- [Data provided]:
______
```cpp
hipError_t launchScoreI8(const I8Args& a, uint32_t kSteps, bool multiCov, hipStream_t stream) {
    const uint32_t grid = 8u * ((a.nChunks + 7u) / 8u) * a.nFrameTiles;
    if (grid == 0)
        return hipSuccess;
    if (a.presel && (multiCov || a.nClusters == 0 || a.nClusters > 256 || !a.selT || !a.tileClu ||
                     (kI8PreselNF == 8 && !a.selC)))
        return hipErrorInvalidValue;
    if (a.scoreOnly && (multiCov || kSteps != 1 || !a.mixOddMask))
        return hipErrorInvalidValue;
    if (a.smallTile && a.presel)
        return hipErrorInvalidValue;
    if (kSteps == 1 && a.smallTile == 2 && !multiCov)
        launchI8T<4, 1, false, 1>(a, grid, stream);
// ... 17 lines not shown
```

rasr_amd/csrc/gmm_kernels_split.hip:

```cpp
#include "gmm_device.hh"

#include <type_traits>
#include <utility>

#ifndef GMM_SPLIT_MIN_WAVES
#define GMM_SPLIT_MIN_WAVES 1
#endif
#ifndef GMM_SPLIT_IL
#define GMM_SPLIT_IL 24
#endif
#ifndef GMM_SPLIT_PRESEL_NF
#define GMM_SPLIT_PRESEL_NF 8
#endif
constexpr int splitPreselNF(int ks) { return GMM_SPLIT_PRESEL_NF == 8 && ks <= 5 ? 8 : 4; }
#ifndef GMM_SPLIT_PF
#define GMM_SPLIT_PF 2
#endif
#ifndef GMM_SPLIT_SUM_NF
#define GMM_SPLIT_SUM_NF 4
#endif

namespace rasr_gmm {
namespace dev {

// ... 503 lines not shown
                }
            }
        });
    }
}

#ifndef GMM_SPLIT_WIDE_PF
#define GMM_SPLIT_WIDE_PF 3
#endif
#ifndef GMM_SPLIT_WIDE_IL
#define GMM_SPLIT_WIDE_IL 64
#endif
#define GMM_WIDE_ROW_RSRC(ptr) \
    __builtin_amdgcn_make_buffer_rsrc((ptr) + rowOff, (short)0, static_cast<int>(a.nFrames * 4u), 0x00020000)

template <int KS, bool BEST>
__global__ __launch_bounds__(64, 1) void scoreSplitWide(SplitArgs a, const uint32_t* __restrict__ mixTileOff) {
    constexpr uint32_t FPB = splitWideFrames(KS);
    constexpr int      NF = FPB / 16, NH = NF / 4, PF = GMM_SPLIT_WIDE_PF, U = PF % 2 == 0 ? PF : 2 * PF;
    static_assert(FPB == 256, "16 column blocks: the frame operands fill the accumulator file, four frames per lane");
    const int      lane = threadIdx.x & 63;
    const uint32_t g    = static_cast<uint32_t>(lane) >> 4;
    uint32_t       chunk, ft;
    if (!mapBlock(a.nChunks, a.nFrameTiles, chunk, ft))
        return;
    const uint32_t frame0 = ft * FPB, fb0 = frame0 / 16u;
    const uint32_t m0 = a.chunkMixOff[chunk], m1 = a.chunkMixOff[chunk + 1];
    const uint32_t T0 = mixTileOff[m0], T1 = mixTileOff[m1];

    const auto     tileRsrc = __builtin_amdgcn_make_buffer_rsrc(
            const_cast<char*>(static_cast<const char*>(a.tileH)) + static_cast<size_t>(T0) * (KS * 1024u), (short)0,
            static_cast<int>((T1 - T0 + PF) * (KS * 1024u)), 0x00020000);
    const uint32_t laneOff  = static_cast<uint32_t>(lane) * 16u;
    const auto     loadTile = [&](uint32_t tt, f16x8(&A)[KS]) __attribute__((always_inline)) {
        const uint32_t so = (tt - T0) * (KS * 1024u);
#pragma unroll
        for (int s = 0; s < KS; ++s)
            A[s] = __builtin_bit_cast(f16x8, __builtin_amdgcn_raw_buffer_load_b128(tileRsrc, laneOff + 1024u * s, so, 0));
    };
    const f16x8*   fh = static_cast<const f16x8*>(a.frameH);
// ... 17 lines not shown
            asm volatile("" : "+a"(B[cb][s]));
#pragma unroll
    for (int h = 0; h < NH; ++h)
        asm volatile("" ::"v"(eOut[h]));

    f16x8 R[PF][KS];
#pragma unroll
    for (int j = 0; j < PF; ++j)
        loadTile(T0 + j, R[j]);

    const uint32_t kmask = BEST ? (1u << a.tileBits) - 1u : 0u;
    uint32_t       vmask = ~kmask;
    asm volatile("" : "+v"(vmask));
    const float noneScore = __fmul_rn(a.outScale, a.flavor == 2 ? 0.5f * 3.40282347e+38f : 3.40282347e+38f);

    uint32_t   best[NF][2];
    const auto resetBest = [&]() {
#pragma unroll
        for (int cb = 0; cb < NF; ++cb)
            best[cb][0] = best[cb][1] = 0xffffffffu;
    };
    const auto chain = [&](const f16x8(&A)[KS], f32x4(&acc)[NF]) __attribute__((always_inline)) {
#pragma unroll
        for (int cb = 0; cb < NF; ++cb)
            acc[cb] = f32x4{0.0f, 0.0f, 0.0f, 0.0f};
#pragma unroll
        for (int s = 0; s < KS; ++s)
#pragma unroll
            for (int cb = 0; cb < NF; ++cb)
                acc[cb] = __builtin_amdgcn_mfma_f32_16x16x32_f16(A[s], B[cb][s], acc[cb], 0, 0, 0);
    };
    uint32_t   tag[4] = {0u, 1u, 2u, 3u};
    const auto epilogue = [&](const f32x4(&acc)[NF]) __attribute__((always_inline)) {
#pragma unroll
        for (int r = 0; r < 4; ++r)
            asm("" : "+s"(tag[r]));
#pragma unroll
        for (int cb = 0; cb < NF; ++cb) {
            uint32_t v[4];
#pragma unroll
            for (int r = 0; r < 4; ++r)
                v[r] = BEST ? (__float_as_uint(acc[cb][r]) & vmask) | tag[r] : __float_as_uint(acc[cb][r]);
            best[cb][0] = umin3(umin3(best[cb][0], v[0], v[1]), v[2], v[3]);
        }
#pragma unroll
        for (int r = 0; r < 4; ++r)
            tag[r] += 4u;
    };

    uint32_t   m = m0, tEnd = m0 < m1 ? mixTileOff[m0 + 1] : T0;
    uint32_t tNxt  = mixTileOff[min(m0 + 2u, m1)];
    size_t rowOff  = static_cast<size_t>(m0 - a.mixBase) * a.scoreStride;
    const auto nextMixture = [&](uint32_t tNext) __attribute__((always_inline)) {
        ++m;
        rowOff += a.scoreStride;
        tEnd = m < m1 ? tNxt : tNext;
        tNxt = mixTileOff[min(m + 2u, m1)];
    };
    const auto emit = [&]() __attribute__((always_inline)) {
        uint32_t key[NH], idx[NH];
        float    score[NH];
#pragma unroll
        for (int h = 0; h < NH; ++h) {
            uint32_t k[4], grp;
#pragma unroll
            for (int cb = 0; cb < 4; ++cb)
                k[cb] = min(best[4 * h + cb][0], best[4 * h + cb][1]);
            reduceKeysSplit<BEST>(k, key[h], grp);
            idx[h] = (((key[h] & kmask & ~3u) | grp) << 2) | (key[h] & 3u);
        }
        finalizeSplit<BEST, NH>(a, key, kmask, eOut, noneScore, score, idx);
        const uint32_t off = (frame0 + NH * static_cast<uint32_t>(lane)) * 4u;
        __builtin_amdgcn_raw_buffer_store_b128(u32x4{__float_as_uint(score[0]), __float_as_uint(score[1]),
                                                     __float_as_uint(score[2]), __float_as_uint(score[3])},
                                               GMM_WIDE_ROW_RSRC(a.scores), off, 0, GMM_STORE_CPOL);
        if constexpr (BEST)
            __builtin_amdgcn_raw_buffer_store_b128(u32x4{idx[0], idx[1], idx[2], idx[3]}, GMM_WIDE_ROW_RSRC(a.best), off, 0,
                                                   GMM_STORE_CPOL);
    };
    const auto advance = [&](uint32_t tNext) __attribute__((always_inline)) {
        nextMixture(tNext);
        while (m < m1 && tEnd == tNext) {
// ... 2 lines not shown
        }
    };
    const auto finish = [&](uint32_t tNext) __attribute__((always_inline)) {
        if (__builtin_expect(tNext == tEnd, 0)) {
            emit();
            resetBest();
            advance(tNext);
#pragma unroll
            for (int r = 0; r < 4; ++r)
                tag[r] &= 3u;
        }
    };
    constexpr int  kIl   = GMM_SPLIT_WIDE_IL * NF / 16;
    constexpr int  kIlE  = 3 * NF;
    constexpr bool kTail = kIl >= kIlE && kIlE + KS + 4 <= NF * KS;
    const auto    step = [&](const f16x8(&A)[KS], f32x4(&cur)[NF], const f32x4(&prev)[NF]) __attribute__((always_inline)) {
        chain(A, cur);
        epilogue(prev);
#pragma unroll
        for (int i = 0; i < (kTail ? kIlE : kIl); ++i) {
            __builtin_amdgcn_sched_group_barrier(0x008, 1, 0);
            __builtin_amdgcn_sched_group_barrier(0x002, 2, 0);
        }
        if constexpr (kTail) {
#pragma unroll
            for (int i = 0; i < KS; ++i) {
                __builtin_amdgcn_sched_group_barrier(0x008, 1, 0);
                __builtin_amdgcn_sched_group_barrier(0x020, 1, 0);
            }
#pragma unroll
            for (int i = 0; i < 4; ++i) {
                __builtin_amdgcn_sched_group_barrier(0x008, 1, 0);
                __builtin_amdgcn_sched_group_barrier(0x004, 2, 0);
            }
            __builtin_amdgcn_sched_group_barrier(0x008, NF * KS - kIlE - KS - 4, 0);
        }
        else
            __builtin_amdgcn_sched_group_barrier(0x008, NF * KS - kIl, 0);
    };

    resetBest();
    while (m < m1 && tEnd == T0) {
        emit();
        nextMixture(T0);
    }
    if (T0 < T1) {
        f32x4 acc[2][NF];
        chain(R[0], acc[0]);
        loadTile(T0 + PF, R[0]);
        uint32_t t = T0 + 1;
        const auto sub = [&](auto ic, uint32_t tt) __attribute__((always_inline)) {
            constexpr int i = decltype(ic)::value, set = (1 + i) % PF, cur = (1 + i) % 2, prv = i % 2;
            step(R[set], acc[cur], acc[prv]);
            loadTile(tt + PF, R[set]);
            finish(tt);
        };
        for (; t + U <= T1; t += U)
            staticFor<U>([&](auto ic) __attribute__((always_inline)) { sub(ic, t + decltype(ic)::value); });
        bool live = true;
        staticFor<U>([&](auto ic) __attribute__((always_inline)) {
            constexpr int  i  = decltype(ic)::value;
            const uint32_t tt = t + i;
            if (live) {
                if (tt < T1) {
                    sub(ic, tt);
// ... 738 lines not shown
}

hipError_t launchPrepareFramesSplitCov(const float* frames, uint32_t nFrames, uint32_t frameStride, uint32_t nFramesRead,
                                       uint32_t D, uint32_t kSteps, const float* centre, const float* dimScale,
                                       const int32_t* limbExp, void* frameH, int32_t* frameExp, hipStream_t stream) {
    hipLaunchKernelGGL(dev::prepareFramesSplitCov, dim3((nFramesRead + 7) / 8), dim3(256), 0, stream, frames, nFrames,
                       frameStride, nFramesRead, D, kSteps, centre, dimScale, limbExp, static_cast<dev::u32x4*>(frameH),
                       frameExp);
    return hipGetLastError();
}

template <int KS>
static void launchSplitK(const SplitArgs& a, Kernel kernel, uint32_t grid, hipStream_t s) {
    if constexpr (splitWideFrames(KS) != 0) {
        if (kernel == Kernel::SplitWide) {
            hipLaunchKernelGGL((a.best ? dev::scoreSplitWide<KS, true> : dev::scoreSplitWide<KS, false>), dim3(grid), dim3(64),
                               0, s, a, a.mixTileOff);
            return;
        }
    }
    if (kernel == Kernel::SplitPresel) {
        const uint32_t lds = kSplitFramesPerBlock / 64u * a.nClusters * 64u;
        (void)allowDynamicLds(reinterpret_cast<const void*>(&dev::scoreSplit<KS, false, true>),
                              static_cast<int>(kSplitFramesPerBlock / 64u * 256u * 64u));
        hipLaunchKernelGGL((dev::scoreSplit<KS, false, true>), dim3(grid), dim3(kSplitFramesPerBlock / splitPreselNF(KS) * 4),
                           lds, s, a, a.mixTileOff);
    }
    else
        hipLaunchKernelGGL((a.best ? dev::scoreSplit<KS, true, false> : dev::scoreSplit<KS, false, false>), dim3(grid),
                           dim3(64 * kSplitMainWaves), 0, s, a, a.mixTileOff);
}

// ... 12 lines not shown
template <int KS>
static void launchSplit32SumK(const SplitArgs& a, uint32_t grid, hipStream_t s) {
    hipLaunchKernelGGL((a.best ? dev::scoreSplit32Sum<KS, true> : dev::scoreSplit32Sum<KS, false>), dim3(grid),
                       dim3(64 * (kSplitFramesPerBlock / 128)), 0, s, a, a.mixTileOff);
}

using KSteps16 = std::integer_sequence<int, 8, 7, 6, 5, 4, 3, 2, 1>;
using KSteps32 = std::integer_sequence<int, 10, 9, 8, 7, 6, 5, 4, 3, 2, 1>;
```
______
- [The task]: Bring together all lines in the records where the word "eOut" is found.

- [Exercise output]:
        asm volatile("" ::"v"(eOut[h]));
        finalizeSplit<BEST, NH>(a, key, kmask, eOut, noneScore, score, idx);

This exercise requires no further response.